The set of input images in Figure illustrates some of
the variations in the intensity image that detection must be capable of
overcoming to properly localize the face. These variations need appropriate
compensation to isolate only the relevant data necessary for recognition.
Furthermore, note that these variations can occur in any combination and are
not mutually exclusive.
We propose a hierarchical detection method which can quickly and reliably converge to a localization of the face amidst a wide range of external visual stimuli and variation. It is necessary to precede expensive computations with simple and efficient ones in this hierarchy to maximize efficiency. The results of the initial, diffuse and large search space computations narrow the search space for the more localized, higher precision operations that will follow. In other words, the results of preliminary detections guide the use of subsequent operations in a feed-forward manner to restrict their application to only significant parts of the image. This reduces the probability of error since the subsequent detection steps will not be distracted by irrelevant image data. Furthermore, more robust operations precede more sensitive ones in our hierarchy since the sensitive operations in the hierarchy need to have adequate initialization from previous stages to prevent failure.
Figure displays the sequence of search steps for the face
detection. We begin by searching for possible face or head-like blobs in the
image. The detected blob candidates are examined to obtain an approximation of
their contours. If these exhibit a face-like contour, their interior is
scanned for the presence of eyes. Each of the possible pairs of eyes detected
in the face are examined one at a time to see if they are in an appropriate
position with respect to the facial contour. If they are, then we search for a
mouth isolated by the facial contour and the position of the detected eyes.

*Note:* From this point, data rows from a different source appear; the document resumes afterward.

## Add list-mode light co-occurrence rows that emit raw entries without dedup

Adds a new k_cooc_list kernel for light rows whose co-occurrence entry count is small. It writes each co-song entry straight into per-tile segments with count 1, instead of aggregating through the light hash tables. A one-time COUNT pass at setup precomputes segment offsets and lengths, so the per-run pass only scatters. The cost model and row partitioning are updated to route such rows to this path, split between workgroup and wavefront launches. The trade-off is duplicate entries left in the pool for the consumer to handle, plus host-side stats reconstruction for diagnostics.

```diff
diff --git a/include/mr_engine.h b/include/mr_engine.h
--- a/include/mr_engine.h
+++ b/include/mr_engine.h
@@ -88,6 +88,8 @@
   int64_t consumed_sparse_entries, consumed_dense_songs;
 } mr_cooc_bytes_t;
 int mr_cooc_bytes(mr_ctx* ctx, mr_cooc_bytes_t* out);
+
+int mr_cooc_list_info(const mr_ctx* ctx, int64_t* list_rows, int64_t* list_entries);
 
 int mr_shard_tile_songs(const mr_options* opt, int32_t n_train_users, int32_t n_test_users,
                         int32_t* tile_songs);
diff --git a/musicrecommendation_amd/_lib.py b/musicrecommendation_amd/_lib.py
--- a/musicrecommendation_amd/_lib.py
+++ b/musicrecommendation_amd/_lib.py
@@ -126,6 +126,7 @@
     "mr_topk_mode": (c_int, [c_void_p, POINTER(c_int32)]),
     "mr_cooc_stats": (c_int, [c_void_p, POINTER(c_int64), POINTER(c_int64), POINTER(c_int64)]),
     "mr_cooc_bytes": (c_int, [c_void_p, POINTER(MrCoocBytes)]),
+    "mr_cooc_list_info": (c_int, [c_void_p, POINTER(c_int64), POINTER(c_int64)]),
     "mr_shard_tile_songs": (c_int, [POINTER(MrOptions), c_int32, c_int32, POINTER(c_int32)]),
     "mr_shard_tile_songs_n": (c_int, [POINTER(MrOptions), c_int32, c_int32, c_int32, c_int32, POINTER(c_int32)]),
     "mr_run": (c_int, [c_void_p, c_int]),
diff --git a/musicrecommendation_amd/csrc/mr_engine.hip b/musicrecommendation_amd/csrc/mr_engine.hip
--- a/musicrecommendation_amd/csrc/mr_engine.hip
+++ b/musicrecommendation_amd/csrc/mr_engine.hip
@@ -2702,6 +2702,71 @@
   stamp_val(sb, 7, 64, true);
 }
 
+constexpr int kListWgThreads = 256;
+template <int NT, bool COUNT>
+__global__ __launch_bounds__(NT) void k_cooc_list(CoocParams p) {
+  extern __shared__ __align__(16) unsigned char smem_raw[];
+  int* tpos = reinterpret_cast<int*>(smem_raw);
+  const int4 rd = p.rdesc[blockIdx.x];
+  const int r = rd.x;
+  const int tid = threadIdx.x;
+  long long* sb = p.lstamps ? p.lstamps + (size_t)blockIdx.x * 8 : nullptr;
+  stamp_rt(sb, 0);
+  const long long base = p.row_base[r];
+  for (int t = tid; t < p.n_tiles; t += NT)
+    tpos[t] = COUNT ? 0 : (int)(p.seg_off[(size_t)t * p.n_rows + r] - base);
+  const int n = rd.w;
+  const unsigned* lst = p.llrec + 2 * (size_t)(unsigned)rd.z;
+  __syncthreads();
+  stamp_rt(sb, 1);
+  const int bs = p.block_songs;
+  const float inv_bs = 1.0f / (float)bs;
+  unsigned* out = p.pool + base;
+  rows_walk(tid, NT, rd.y >> kLightGlogShift, [](int l) { return l; }, n, ShardRow{lst}, p.sr_songs,
+            [&](const unsigned (&k)[8], int m) {
+              int tl[8];
+#pragma unroll
+              for (int i = 0; i < 8; ++i) tl[i] = i < m ? tile_of((int)k[i], bs, inv_bs) : -1 - i;
+              int pos = 0;
+#pragma unroll
+              for (int i = 0; i < 8; ++i) {
+                if (i < m) {
+                  if (i == 0 || tl[i] != tl[i - 1]) {
+                    int len = 0;
+#pragma unroll
+                    for (int j = i; j < 8; ++j) len += tl[j] == tl[i] ? 1 : 0;
+                    pos = atomicAdd(&tpos[tl[i]], len);
+                  }
+                  if (!COUNT) out[pos] = ((unsigned)((int)k[i] - tl[i] * bs) << kCoocCntBits) | 1u;
+                  ++pos;
+                }
+              }
+            });
+  if constexpr (COUNT) {
+    __syncthreads();
+    if (tid < 64) {
+      int run = 0;
+      for (int t0 = 0; t0 < p.n_tiles; t0 += 64) {
+        const int t = t0 + tid;
+        const int c = t < p.n_tiles ? tpos[t] : 0;
+        const int inc = wave_incl_scan(c);
+        if (t < p.n_tiles) {
+          p.seg_off[(size_t)t * p.n_rows + r] = base + run + inc - c;
+          p.seg_len[(size_t)t * p.n_rows + r] = c;
+        }
+        run += wave_lane(inc, 63);
+      }
+    }
+  } else {
+    stamp_rt(sb, 2);
+    stamp_rt(sb, 3);
+    stamp_rt(sb, 4);
+    stamp_val(sb, 5, n);
+    stamp_val(sb, 6, 1);
+    stamp_val(sb, 7, NT);
+  }
+}
+
 constexpr int kMaxGroupTiles = 8;
 __host__ __device__ inline int cooc_group_lds(int bs, int g) {
   return align16(g * bs * 2) + 3 * kMaxGroupTiles * 4 + kMaxGroupTiles * 16 * 4;
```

Once a mouth has been detected, the region to be searched for a nose is better
isolated and we determine the nose position. Lastly, these facial coordinates
are used to more accurately locate the iris within the eye region, if they are
visible. The final result is a set of geometrical coordinates that specify the
position, scale and pose of all possible faces in the image. The last few
stages will be discussed in Chapter 4 which utilizes the facial coordinates to
normalize the image and perform recognition. Note the many feedback loops
which propagate data upwards in the hierarchy. These are used by the later
stages to report failure to the preliminary stages so that appropriate action can
be taken. For instance, if we fail to find a mouth, the pair of possible eyes
that was used to guide the search for the mouth was not a valid one and we
should consider the use of another possible pair of eyes.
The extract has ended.